Because this is a movement which resonates with the whole country, and is generating nationwide solidarity, it is only natural that we are also witnessing women at their best: all the women working hard to help the convoy along, from organizing to preparing food at various stops along the road, come across as a beautiful example of the feminine way of “working behind the scenes” when “the shit hits the fan” and something needs to be done.
The point here obviously isn’t to say that one sex is better or more valuable than the other (nor to say that every individual man and woman will behave in these statistically observable patterns), but to see how, in a world where we only hear about toxic masculinity, the best qualities of men, their men-specific ways of dealing positively with problems, are playing a unique role in bringing the country back together.
And apparently, what the country needed was a convoy of truckers in their big rigs driving right to the tyrant’s house (metaphorically speaking) and saying, “enough is enough”.
(Jan 28 edit) Just in case there are readers of bad faith out there who would be so inclined to read any advocacy for violence or illegal actions in what I’m saying, let me be very clear: this convoy is and must remain peaceful.

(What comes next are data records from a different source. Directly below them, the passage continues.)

# gmlewis/moonbit-flate

Hardware: AMD Instinct MI355X
Metric: GiB/s uncompressed throughput (encode), 64 KiB blocks, deflate-fast (higher is better)
Workload: dtype u8; 1 GPU; 16384 x 65536 B independent streams per GPU (1.000 GiB/GPU), S-text, deflate-fast, parity not checked in this run; streams_per_gpu=16384, stream_len=65536, kind=text, compressed_bytes_per_gpu=488295363, gather=none, parity_checked_streams=0

## Files before the change

### moonbit-flate_amd/build.py

```python
import os
import subprocess
import sys

HERE = os.path.dirname(os.path.abspath(__file__))
ROOT = os.path.dirname(HERE)
CSRC = os.path.join(HERE, "csrc")
LIB_DIR = os.path.join(HERE, "lib")
LIB_PATH = os.path.join(LIB_DIR, "libflate_hip.so")

SOURCES = ["lz77_kernels.hip",  "huff_pack_kernels.hip", "compact_kernels.hip",
           "inflate_kernels.hip", "splice_kernels.hip", "flate_api.hip", "flate_api_deflate.hip", "flate_api_inflate.hip", "gather.hip", "checksum.hip",
           "frame_kernels.hip", "chain_kernels.hip", "bgzf_kernels.hip", "bgzf_range_kernels.hip", "gzip_kernels.hip", "one_kernels.hip", "one_seek_kernels.hip", "gzfile_kernels.hip", "zip_kernels.hip", "flate_api_zip.hip", "synth.cpp"]
HEADERS = ["flate_common.h", "flate_kernels.h", "flate_ctx.h", "api_checks.h", "deflate_plan.h", "inflate_route.h", "checksum_clip.h", "bgzf_rule.h", "bgzf_range_rule.h", "gzip_rule.h", "gzfile_rule.h", "deflate_block_rule.h", "window_compose.h", "seek_index_rule.h", "zip_rule.h", "zip_kernels.h", "block_scan.h", "chain_rule.h", "chain_walk.h", "carve.h", "lz77_device.h",
           "inflate_spec_kernel.inc", "inflate_stream_kernel.inc", "one_probe_kernel.inc", os.path.join(ROOT, "include", "flate_hip.h")]


GROUPS = {
    "lz77": ["lz77_kernels.hip", "lz77_device.h", "flate_api_deflate.hip", "deflate_plan.h"],
    "huff": ["huff_pack_kernels.hip", "compact_kernels.hip", "splice_kernels.hip", "flate_api_deflate.hip", "deflate_plan.h", "block_scan.h"],
    "inflate": ["inflate_kernels.hip", "inflate_spec_kernel.inc", "inflate_stream_kernel.inc", "flate_api_inflate.hip",
                "inflate_route.h", "one_probe_kernel.inc", "one_kernels.hip", "one_seek_kernels.hip", "seek_index_rule.h", "gzfile_kernels.hip", "gzfile_rule.h",
                "deflate_block_rule.h", "window_compose.h", "chain_kernels.hip", "chain_walk.h", "chain_rule.h", "carve.h", "block_scan.h"],
    "checksum": ["checksum.hip", "checksum_clip.h", "block_scan.h", "carve.h"],
    "frame": ["frame_kernels.hip", "bgzf_kernels.hip", "bgzf_range_kernels.hip", "bgzf_rule.h", "bgzf_range_rule.h",
              "gzip_kernels.hip", "gzip_rule.h", "gzfile_kernels.hip", "gzfile_rule.h",
              "zip_kernels.hip", "zip_kernels.h", "zip_rule.h", "flate_api_zip.hip", "checksum.hip", "checksum_clip.h", "flate_api_inflate.hip",
              "inflate_route.h", "flate_api_deflate.hip", "deflate_plan.h", "block_scan.h",
              "chain_kernels.hip", "chain_walk.h", "chain_rule.h", "carve.h"],
}
SHARED = ["flate_common.h", "flate_kernels.h", "flate_ctx.h", "api_checks.h", "flate_api.hip"]


def _hash_files(names):
    import hashlib
    h = hashlib.sha256()
    for n in sorted(names):
        f = n if os.path.isabs(n) else os.path.join(CSRC, n)
        if os.path.exists(f):
            h.update(os.path.basename(f).encode() + b"\0")
            h.update(open(f, "rb").read())
    return h.hexdigest()[:12]


def source_hash(flags_by_source=None):
    import hashlib
    everything = SOURCES + [h for h in HEADERS]
    parts = ["all:" + _hash_files(everything)]
    for g, files in GROUPS.items():
        parts.append(g + ":" + _hash_files(files + SHARED))
    if flags_by_source:
        desc = ";".join("%s=%s" % (k, " ".join(v)) for k, v in sorted(flags_by_source.items()))
        parts.append("flags:" + hashlib.sha256(desc.encode()).hexdigest()[:8])
    return ";".join(parts)


def id_component(build_id, group):
    for part in (build_id or "").split(";"):
        k, _, v = part.partition(":")
        if k == group:
            return v
    return None


def _stale(lib_path=None):
    lib_path = lib_path or LIB_PATH
    if not os.path.exists(lib_path):
        return True
    t = os.path.getmtime(lib_path)
    deps = [os.path.join(CSRC, s) for s in SOURCES] + \
           [h if os.path.isabs(h) else os.path.join(CSRC, h) for h in HEADERS]
    return any(os.path.getmtime(d) > t for d in deps if os.path.exists(d))


OBJ_DIR = os.path.join(ROOT, "build", "obj")
TEST_LIB_PATH = os.path.join(LIB_DIR, "libflate_hip_testbuild.so")
TEST_BUILD_FLAGS = {"gather.hip": ["-DFLATE_HIP_TEST_BUILD"]}


def _compile_objects(hipcc, flags_by_source, verbose):
    import hashlib
    from concurrent.futures import ThreadPoolExecutor
    os.makedirs(OBJ_DIR, exist_ok=True)
    hdr_hash = _hash_files([h for h in HEADERS])
    base = ["-O3", "-std=c++17", "--offload-arch=gfx950", "-fPIC", "-I" + os.path.join(ROOT, "include"), "-I" + CSRC]
    build_id = {"flate_api.hip": ["-DFLATE_HIP_BUILD_ID=\"%s\"" % source_hash(flags_by_source)]}
    jobs = []
    for src in SOURCES:
        path = os.path.join(CSRC, src)
        if not os.path.exists(path):
            continue
        flags = base + build_id.get(src, []) + flags_by_source.get(src, [])
        key = hashlib.sha256((hdr_hash + "\0" + " ".join(flags) + "\0").encode() + open(path, "rb").read()).hexdigest()[:16]
        obj = os.path.join(OBJ_DIR, "%s-%s.o" % (os.path.splitext(src)[0], key))
        jobs.append((path, obj, flags))

    def one(job):
        path, obj, flags = job
        if not os.path.exists(obj):
            tmp = "%s.%d.tmp" % (obj, os.getpid())
            cmd = [hipcc] + flags + ["-c", path, "-o", tmp]
            if verbose:
                print(" ".join(cmd), file=sys.stderr)
            subprocess.check_call(cmd)
            os.replace(tmp, obj)
        return obj

    with ThreadPoolExecutor(max_workers=min(8, os.cpu_count() or 1)) as pool:
        return list(pool.map(one, jobs))


def _link(hipcc, objs, out, verbose):
    tmp = "%s.%d.tmp" % (out, os.getpid())
    cmd = [hipcc, "--offload-arch=gfx950", "-fPIC", "-shared"] + objs + ["-o", tmp, "-lpthread", "-ldl"]
    if verbose:
        print(" ".join(cmd), file=sys.stderr)
    subprocess.check_call(cmd)
    os.replace(tmp, out)


def build(force=False, verbose=False):
    if not force and not _stale():
        return LIB_PATH
    os.makedirs(LIB_DIR, exist_ok=True)
    hipcc = os.environ.get("HIPCC", "/opt/rocm/bin/hipcc")
    _link(hipcc, _compile_objects(hipcc, {}, verbose), LIB_PATH, verbose)
    return LIB_PATH


def build_test(force=False, verbose=False):
    if not force and not _stale(TEST_LIB_PATH):
        return TEST_LIB_PATH
    os.makedirs(LIB_DIR, exist_ok=True)
    hipcc = os.environ.get("HIPCC", "/opt/rocm/bin/hipcc")
    _link(hipcc, _compile_objects(hipcc, TEST_BUILD_FLAGS, verbose), TEST_LIB_PATH, verbose)
    return TEST_LIB_PATH


if __name__ == "__main__":
    print(build(force="--force" in sys.argv, verbose=True))
    if "--test" in sys.argv:
        print(build_test(force="--force" in sys.argv, verbose=True))
```

### moonbit-flate_amd/csrc/lz77_device.h

```cpp
#pragma once

#include "flate_kernels.h"

namespace flate {

constexpr int kDenseKeep = 61;
static_assert(kDenseKeep >= 0 && kDenseKeep <= 61, "an event must start at a lane that leaves it a scan lane (a + 2 <= 63)");
#ifndef FLATE_LZ_SWEEP_EVERY
#define FLATE_LZ_SWEEP_EVERY 20480
#endif
#ifndef FLATE_LZ_SPAN_MAX
#define FLATE_LZ_SPAN_MAX 4096
#endif
#ifndef FLATE_LZ_MARKER_BACK
#define FLATE_LZ_MARKER_BACK 36864
#endif
constexpr uint32_t kSweepEvery = FLATE_LZ_SWEEP_EVERY, kSpanMax = FLATE_LZ_SPAN_MAX, kMarkerBack = FLATE_LZ_MARKER_BACK;
static_assert(kMarkerBack > 32768u && kSweepEvery + kSpanMax + 66u + 258u + kMarkerBack < 65536u && kSpanMax >= 64u,
              "16-bit modular table slots: sweep period + batch span + marker distance must stay below 2^16");

FLATE_D uint32_t ld32(const uint8_t *p) {
  uint32_t v;
  __builtin_memcpy(&v, p, 4);
  return v;
}

FLATE_D uint32_t ld_partial(const uint8_t *p, int rem) {
  uint32_t v = p[0];
  if (rem > 1) v |= (uint32_t)p[1] << 8;
  if (rem > 2) v |= (uint32_t)p[2] << 16;
  return v;
}

FLATE_D uint32_t rdlane(uint32_t v, int lane) {
  return (uint32_t)__builtin_amdgcn_readlane((int)v, lane);
}

struct ChunkGeom {
  const uint8_t *stream;
  uint64_t len;
  uint32_t nchunks;
  uint32_t chunk0;
  uint64_t mbase;
};

FLATE_D ChunkGeom stream_geom(const LzParams &P, uint32_t sid) {
  ChunkGeom g;
  uint64_t a = P.in_off[sid], b = P.in_off[sid + 1];
  g.stream = P.in + a;
  g.len = b - a;
  g.chunk0 = P.chunk_base[sid];
  g.nchunks = P.chunk_base[sid + 1] - g.chunk0;
  g.mbase = (uint64_t)g.chunk0 * kMatchCapPerChunk;
  return g;
}

FLATE_D uint64_t lanes_below(int l) { return l >= 64 ? ~0ull : ((1ull << l) - 1ull); }
FLATE_D uint64_t lanes_upto(int l) { return l >= 63 ? ~0ull : ((1ull << (l + 1)) - 1ull); }
FLATE_D int ffs64(uint64_t m) { return m ? __builtin_ctzll(m) : 64; }

template <int CTRL, int ROW_MASK>
FLATE_D uint32_t dpp_or(uint32_t v) {
  return v | (uint32_t)__builtin_amdgcn_update_dpp(0, (int)v, CTRL, ROW_MASK, 0xf, false);
}
FLATE_D uint32_t wave_or(uint32_t v) {
  v = dpp_or<0x111, 0xf>(v);
  v = dpp_or<0x112, 0xf>(v);
  v = dpp_or<0x114, 0xf>(v);
  v = dpp_or<0x118, 0xf>(v);
  v = dpp_or<0x142, 0xa>(v);
  v = dpp_or<0x143, 0xc>(v);
  return rdlane(v, 63);
}

FLATE_D uint4 ld128(const uint8_t *p) {
  uint4 v;
  __builtin_memcpy(&v, p, 16);
  return v;
}

FLATE_D int prefix16(uint4 a, uint4 b) {
  const uint64_t lo = (uint64_t)(a.x ^ b.x) | ((uint64_t)(a.y ^ b.y) << 32);
  const uint64_t hi = (uint64_t)(a.z ^ b.z) | ((uint64_t)(a.w ^ b.w) << 32);
  if (lo) return __builtin_ctzll(lo) >> 3;
  if (hi) return 8 + (__builtin_ctzll(hi) >> 3);
  return 16;
}

constexpr uint32_t kDictEnd = (uint32_t)kMaxStoreBlockSize;
template <bool DICT>
struct HistDict {};
template <>
struct HistDict<true> {
  const uint8_t *dict;
};
template <bool DICT>
struct Hist : HistDict<DICT> {
  const uint8_t *stream;
  FLATE_D uint8_t byte(uint32_t p) const {
    if constexpr (DICT)
      if (p < kDictEnd) return this->dict[p];
    return stream[p];
  }
  FLATE_D uint32_t w32(uint32_t p) const {
    if constexpr (!DICT) return ld32(stream + p);
    if (p >= kDictEnd) return ld32(stream + p);
    if constexpr (DICT)
      if (p + 4u <= kDictEnd) return ld32(this->dict + p);
    return (uint32_t)byte(p) | ((uint32_t)byte(p + 1) << 8) | ((uint32_t)byte(p + 2) << 16) | ((uint32_t)byte(p + 3) << 24);
  }
  FLATE_D uint32_t partial(uint32_t p, int rem) const {
    if constexpr (!DICT) return ld_partial(stream + p, rem);
    if (p >= kDictEnd) return ld_partial(stream + p, rem);
    uint32_t v = byte(p);
    if (rem > 1) v |= (uint32_t)byte(p + 1) << 8;
    if (rem > 2) v |= (uint32_t)byte(p + 2) << 16;
    return v;
  }
  FLATE_D uint4 w128(uint32_t p) const {
    if constexpr (!DICT) return ld128(stream + p);
    if (p >= kDictEnd) return ld128(stream + p);
    if constexpr (DICT)
      if (p + 16u <= kDictEnd) return ld128(this->dict + p);
    return make_uint4(w32(p), w32(p + 4), w32(p + 8), w32(p + 12));
  }
};

template <bool DICT = false>
FLATE_D int extend_match(const uint8_t *src, const Hist<DICT> hist, uint32_t W, int n, int pf,
                         uint32_t cand, int have, uint32_t compat_go, int lane) {
  if (!compat_go && cand + 4 < W) return 4;
  int limit = n - pf;
  if (limit > 258) limit = 258;
  const int o = have + 4 * lane;
  uint32_t x = 0;
  if (o < limit) {
    const int r = limit - o;
    const uint8_t *pa = src + pf + o;
    if constexpr (!DICT) {
      const uint8_t *pb = hist.stream + cand + o;
      x = r >= 4 ? (ld32(pa) ^ ld32(pb)) : (ld_partial(pa, r) ^ ld_partial(pb, r));
    } else {
      const uint32_t pb = cand + (uint32_t)o;
      x = r >= 4 ? (ld32(pa) ^ hist.w32(pb)) : (ld_partial(pa, r) ^ hist.partial(pb, r));
    }
  }
  const uint64_t mm = __ballot(x != 0);
  if (!mm) return limit;
  const int k = __builtin_ctzll(mm);
  return have + 4 * k + (__builtin_ctz(rdlane(x, k)) >> 3);
}

}
```

### moonbit-flate_amd/csrc/lz77_kernels.hip

```cpp
#include <type_traits>

#include "lz77_device.h"

namespace flate {

__global__ __launch_bounds__(64) void lz77_serial_kernel(LzParams P) {
  __shared__ uint32_t table[kTableSize];
  const int lane = threadIdx.x;
  const uint32_t sid = P.stream_ids ? P.stream_ids[blockIdx.x] : blockIdx.x;
  for (int i = lane; i < kTableSize; i += 64) table[i] = 0;
  __syncthreads();
  if (lane != 0) return;

  const ChunkGeom g = stream_geom(P, sid);
  for (uint32_t c = 0; c < g.nchunks; ++c) {
    const uint32_t W = c * (uint32_t)kMaxStoreBlockSize;
    const uint64_t rem = g.len - W;
    const int n = rem < (uint64_t)kMaxStoreBlockSize ? (int)rem : kMaxStoreBlockSize;
    const uint8_t *src = g.stream + W;
    uint2 *mout = P.matches + g.mbase + (uint64_t)c * kMatchCapPerChunk;
    uint32_t nm = 0, sumlen = 0;

    const int s_limit = n - kInputMargin;
    int s = 0;
    uint32_t cv = ld32(src);
    bool done = false;
    while (!done) {
      int skip = 32;
      int next_s = s;
      uint32_t cand = 0;
      for (;;) {
        s = next_s;
        int step = skip >> 5;
        next_s = s + step;
        skip += step;
        if (next_s > s_limit) {
          done = true;
          break;
        }
        uint32_t h = hash4(cv);
        cand = table[h];
        uint32_t now = ld32(src + next_s);
        table[h] = W + (uint32_t)s + 1;
        bool ok = cand != 0 && (W + (uint32_t)s + 1 - cand) <= (uint32_t)kMaxMatchOffset &&
                  ld32(g.stream + (cand - 1)) == cv;
        if (!ok) {
          cv = now;
          continue;
        }
        break;
      }
      if (done) break;
      for (;;) {
        const int pf = s;
        s += 4;
        const uint32_t Ac = cand - 1;
        int limit = n - s;
        if (limit > kMaxMatchTail) limit = kMaxMatchTail;
        int l = 0;
        if (P.compat_go || Ac + 4 >= W) {
          const uint8_t *a = src + s, *b = g.stream + Ac + 4;
          while (l < limit && a[l] == b[l]) ++l;
        }
        mout[nm] = make_uint2((uint32_t)pf, kMatchType | ((uint32_t)(l + 1) << kLengthShift) |
                                                ((W + (uint32_t)pf) - Ac - 1));
        ++nm;
        sumlen += (uint32_t)l + 4;
        s += l;
        if (s >= s_limit) {
          done = true;
          break;
        }
        uint32_t x0 = ld32(src + s - 1), x1 = ld32(src + s);
        table[hash4(x0)] = W + (uint32_t)s;
        uint32_t h1 = hash4(x1);
        cand = table[h1];
        table[h1] = W + (uint32_t)s + 1;
        bool ok = cand != 0 && (W + (uint32_t)s + 1 - cand) <= (uint32_t)kMaxMatchOffset &&
                  ld32(g.stream + (cand - 1)) == x1;
        if (!ok) {
          cv = ld32(src + s + 1);
          s += 1;
          break;
        }
      }
    }
    P.chunk_nmatch[g.chunk0 + c] = nm;
    P.chunk_ntok[g.chunk0 + c] = (uint32_t)n - sumlen + nm;
  }
}


#ifdef FLATE_LZ_STAMPS
#define STAMP(var) const uint64_t var = __builtin_amdgcn_s_memtime()
#define STAMP_ADD(acc, t1, t0) acc += (t1) - (t0)
#else
#define STAMP(var)
#define STAMP_ADD(acc, t1, t0)
#endif


FLATE_D uint64_t same_slot_lanes(uint32_t h, uint64_t among) {
  uint32_t lo = (uint32_t)among, hi = (uint32_t)(among >> 32);
#pragma unroll
  for (int k = 0; k < kTableBits; ++k) {
    uint32_t bm = (uint32_t)((int32_t)(h << (31 - k)) >> 31);
    asm volatile("" : "+v"(bm));
    const uint64_t m = __ballot(bm != 0);
    lo &= ~((uint32_t)m ^ bm);
    hi &= ~((uint32_t)(m >> 32) ^ bm);
  }
  return ((uint64_t)hi << 32) | lo;
}

#ifndef FLATE_LZ_TAG_SLOTS
#define FLATE_LZ_TAG_SLOTS 16384
#endif
constexpr uint32_t kTagSlots = FLATE_LZ_TAG_SLOTS;
static_assert(kTagSlots % 1024 == 0 && kTagSlots <= (uint32_t)kTableSize, "whole rounds of 64 lanes x 16 slots");
FLATE_D uint32_t tag_of(uint32_t cv) { return ((cv * 0x1e35a7bdu) >> 16) & 3u; }
FLATE_D bool tag_says_no(const uint32_t *tags, uint32_t h, uint32_t cv) {
  if (kTagSlots < (uint32_t)kTableSize && h >= kTagSlots) return false;
  return ((tags[h >> 4] >> (2u * (h & 15u))) & 3u) != tag_of(cv);
}
FLATE_D void tag_set(uint32_t *tags, uint32_t h, uint32_t t) {
  if (kTagSlots < (uint32_t)kTableSize && h >= kTagSlots) return;
  const uint32_t sh = 2u * (h & 15u);
  atomicAnd(&tags[h >> 4], ~(3u << sh));
  atomicOr(&tags[h >> 4], t << sh);
}
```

I am not literally advocating for the trucks to show up on Trudeau’s lawn. The convoy is direct and confrontational in the sense that it directly confronts the problem at hand and the tyrants. It is a show of force (i.e. strength, i.e., power, not violence) because hundreds of big rigs in Ottawa (the metaphorical tyrant’s house) is not the same as protesters waving signs, no matter how many there are. And this is all good because it is being done absolutely peacefully and positively, while being able to get a whole country’s attention and cristallize their hopes. This is what courage looks like. Now the haters can move on to the next blog.
You don’t tell a trucker
But truckers aren’t just courageous men. They’re truckers. And if one thing is true of truckers, it’s that they don’t get told.

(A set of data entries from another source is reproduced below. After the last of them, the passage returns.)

# wexiangis/wmix

Hardware: AMD Instinct MI355X
Metric: 10 ms frames/s (higher is better)
Workload: dtype f32

## Files before the change

include/wmix_amd.h:

```cpp
#ifndef WMIX_AMD_H
#define WMIX_AMD_H

#include <stddef.h>
#include <stdint.h>

#ifdef __cplusplus
extern "C" {
#endif

#define WMX_EINVAL (-10001)
#define WMX_ENODEV (-10002)
#define WMX_ESTATE (-10003)
#define WMX_EHIP_BASE (-11000)
#define WMX_IS_HIP_ERROR(rc) ((rc) <= WMX_EHIP_BASE && (rc) > WMX_EHIP_BASE - 10000)

const char *wmx_last_error(void);
int wmx_device_count(void);
int wmx_handle_device(const void *handle);
int wmx_version(void);
const char *wmx_build_info(void);



#define WMX_LAW_A 0
// ... 125 lines not shown
wmx_ns *wmx_chain_ns(wmx_chain *h);
wmx_aec *wmx_chain_aec(wmx_chain *h);
wmx_agc *wmx_chain_agc(wmx_chain *h);
wmx_vad *wmx_chain_vad(wmx_chain *h);

typedef struct wmx_aecm wmx_aecm;
int wmx_aecm_create(wmx_aecm **out, int n_streams, int chn, int freq, int interval_ms);
int wmx_aecm_destroy(wmx_aecm *h);
int wmx_aecm_packet_samples(const wmx_aecm *h);
int wmx_aecm_state_bytes(const wmx_aecm *h);
int wmx_aecm_run(wmx_aecm *h, int mode, const int16_t *d_far, long far_packet_stride, const int16_t *d_near,
                 int16_t *d_out, int n_packets, long stream_stride, long packet_stride, int delay_ms, void *stream);
int wmx_aecm_create_cohorts(wmx_aecm **out, int n_streams, int chn, int freq, int interval_ms, int n_cohorts);
int wmx_aecm_cohorts(const wmx_aecm *h);
int wmx_aecm_reset_cohort(wmx_aecm *h, int cohort, void *stream);
int wmx_aecm_add_cohort(wmx_aecm *h, int *cohort, void *stream);
int wmx_aecm_retire_cohort(wmx_aecm *h, int cohort);
int wmx_aecm_coalesce(wmx_aecm *h, int max_pairs, int32_t *merged_from, int32_t *merged_into, int cap, int *n_merged, void *stream);
int wmx_aecm_live_cohorts(const wmx_aecm *h);
int wmx_aec_cohort_key(const wmx_aec *h, int cohort, int32_t *key11);
int wmx_aecm_cohort_key(const wmx_aecm *h, int cohort, int32_t *key8);
int wmx_aecm_reset_streams(wmx_aecm *h, const int32_t *idx, int n, int cohort, void *stream);
int wmx_aecm_set_active(wmx_aecm *h, const uint8_t *host_mask, void *stream);
int wmx_aecm_stream_state_bytes(const wmx_aecm *h);
int wmx_aecm_export_stream(wmx_aecm *h, int stream_index, void *host_blob);
int wmx_aecm_import_stream(wmx_aecm *h, int stream_index, const void *host_blob, int cohort);
int wmx_aecm_cohort_state_bytes(const wmx_aecm *h);
int wmx_aecm_export_cohort(wmx_aecm *h, int cohort, void *host_blob);
int wmx_aecm_import_cohort(wmx_aecm *h, int cohort, const void *host_blob);
int wmx_aecm_run_cohorts(wmx_aecm *h, int mode, const int16_t *d_far, long far_packet_stride, long far_group_stride,
                         const int16_t *d_near, int16_t *d_out, int n_packets, long stream_stride, long packet_stride,
                         const int32_t *delay_ms, const uint8_t *cohort_on, int32_t *cohort_rc, void *stream);
wmx_nsx *wmx_chain_nsx(wmx_chain *h);
wmx_aecm *wmx_chain_aecm(wmx_chain *h);

int wmx_pcm_zoom(int inChn, int inFreq, const int16_t *d_in, uint32_t inLen, int outChn, int outFreq, int16_t *d_out,
                 uint32_t out_capacity, long in_stride, long out_stride, int n_streams, uint32_t *out_len, void *stream);
typedef struct wmx_mix wmx_mix;
int wmx_mix_create(wmx_mix **out, int n_groups, int ring_chn, int ring_freq);
int wmx_mix_destroy(wmx_mix *m);
int wmx_mix_set(wmx_mix *m, uint32_t head_off, uint32_t tick, int reduce_mode);
int wmx_mix_set_play_correct(wmx_mix *m, uint32_t bytes);
int wmx_mix_ring_bytes(const wmx_mix *m);
int wmx_mix_load(wmx_mix *m, const int16_t *d_src, uint32_t srcU8Len, int freq, int channels, int sample, int n_src,
                 long group_stride, long source_stride, int reduce, uint32_t *head, uint32_t *tick, void *stream);
#define WMX_MIX_MAX_PARTIES 32
int wmx_mix_load_minus(wmx_mix *m, int parties, const int16_t *d_src, uint32_t srcU8Len, int freq, int channels, int sample,
                       long conf_stride, long source_stride, const uint8_t *d_mute, int reduce, uint32_t *head, uint32_t *tick,
                       void *stream);
int wmx_mix_set_conferences(wmx_mix *m, int n_conf, const int32_t *host_off, const int32_t *host_members, void *stream);
int wmx_mix_conferences(const wmx_mix *m);
int wmx_mix_load_minus_conf(wmx_mix *m, const int16_t *d_src, uint32_t srcU8Len, int freq, int channels, int sample,
                            long source_stride, const uint8_t *d_mute, int reduce, uint32_t *head, uint32_t *tick, void *stream);
int wmx_mix_select_speakers(wmx_mix *m, int parties, const int16_t *d_src, uint32_t srcU8Len, long conf_stride, long source_stride,
                            const uint8_t *d_mute, int max_speakers, uint32_t floor, int decay_shift, uint8_t *d_mute_out, void *stream);
int wmx_mix_select_speakers_conf(wmx_mix *m, const int16_t *d_src, uint32_t srcU8Len, long source_stride, const uint8_t *d_mute,
                                 int max_speakers, uint32_t floor, int decay_shift, uint8_t *d_mute_out, void *stream);
int wmx_mix_reset_speakers(wmx_mix *m, const int32_t *host_idx, int n, void *stream);
int wmx_mix_export_speakers(const wmx_mix *m, uint32_t *host_env, uint8_t *host_speaking, void *stream);
int wmx_mix_drain(wmx_mix *m, int16_t *d_out, uint32_t bytes, long out_stride, void *stream);
int wmx_mix_export(const wmx_mix *m, int group, int16_t *host_ring, uint32_t *head_off, uint32_t *tick);

#define WMX_MFFT_FFT 0
#define WMX_MFFT_FFTR 1
#define WMX_MFFT_IFFT 2
#define WMX_MFFT_IFFTR 3
int wmx_mfft(int kind, int n_batch, unsigned N, const float *d_in_re, const float *d_in_im, float *d_out_re,
             float *d_out_im, float *d_out_af, float *d_out_pf, void *stream);
int wmx_mfft_stream(int n_streams, const float *d_in, unsigned in_len, float *d_pool, unsigned st_len, float *d_out_af,
                    float *d_out_pf, void *stream);

typedef struct wmx_rtp wmx_rtp;
int wmx_rtp_create(wmx_rtp **out, int n_streams, int law);
int wmx_rtp_destroy(wmx_rtp *h);
int wmx_rtp_egress(wmx_rtp *h, int in_chn, int in_freq, const int16_t *d_pcm, uint32_t in_bytes, long pcm_stride, int out_chn,
                   int out_freq, uint8_t *d_packets, long packet_stride, uint32_t *packet_bytes, void *stream);
int wmx_rtp_ingest(int n_streams, const uint8_t *d_packets, long packet_stride, int16_t *d_pcm, long pcm_stride,
                   uint32_t *d_pcm_bytes, uint16_t *d_seq_raw, void *stream);
int wmx_rtp_export(wmx_rtp *h, int stream_index, uint16_t *seq, uint32_t *timestamp);

typedef struct wmx_pipe wmx_pipe;
int wmx_pipe_create(wmx_pipe **out, int n_streams, int slots, int law, int agc_value, unsigned stages);
int wmx_pipe_create_pcm(wmx_pipe **out, int n_streams, int slots, int chn, int freq, int interval_ms, int agc_value, unsigned stages);
int wmx_pipe_create_pcm_calls(wmx_pipe **out, int n_streams, int slots, int chn, int freq, int interval_ms, int agc_value, unsigned stages);
int wmx_pipe_destroy(wmx_pipe *h);
int wmx_pipe_slots(const wmx_pipe *h);
int wmx_pipe_datagram_bytes(const wmx_pipe *h);
uint8_t *wmx_pipe_in(wmx_pipe *h, int slot);
const uint8_t *wmx_pipe_out(wmx_pipe *h, int slot);
int16_t *wmx_pipe_far(wmx_pipe *h, int slot);
int wmx_pipe_submit(wmx_pipe *h, const int16_t *d_far, int *slot, void *stream);
int wmx_pipe_wait(wmx_pipe *h, int slot);
long wmx_pipe_failed_steps(const wmx_pipe *h);
int wmx_pipe_poll(wmx_pipe *h, int slot);
int wmx_pipe_step_resident(wmx_pipe *h, const uint8_t *d_in, long in_stride, const int16_t *d_far, uint8_t *d_out, long out_stride,
                           void *stream);
wmx_chain *wmx_pipe_chain(wmx_pipe *h);
wmx_rtp *wmx_pipe_senders(wmx_pipe *h);
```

The Freedom convoy is fundamentally an expression of the famous, fierce independence that comes with being a truck driver. And they have to be, if they want to enjoy and be good at their job. They have to take responsibility for their truck, their loads and their schedule. They are the boss on board.
Their work environment isn’t a buzzing 7th floor suite downtown, where they hang out with colleagues over sushi at lunch. No, they wake up when everybody else is still sleeping, they hook up to trailers loaded with sometimes hazardous materials, spend hours driving alone in rough conditions, block traffic and take over whole intersections in cities’ downtowns, eat and pee at the wheel and sleep for days in their tiny sleeper. It takes a certain type of personality to enjoy the challenges and rewards of that lifestyle. A type of personality that cherishes independence above all. A personality that doesn’t get told.
It therefore comes as no surprise that truckers would be the most reluctant to be imposed unnecessary rules and restrictions. They picked that lifestyle so they wouldn’t have a boss hanging over their shoulder. They’re not going to let that apprentice dictator in Ottawa impose his absurd whims on them.
Whether the truckers succeed in overturning any mandates in Ottawa is irrelevant at this point. What matters is that they stepped up, and that within a few days, they became a symbol of hope for a whole country, garnering tremendous support and worldwide attention. As I write these lines, I am filled with a joy which I haven’t felt in months.
Canadian truckers, thank you. You have already saved us!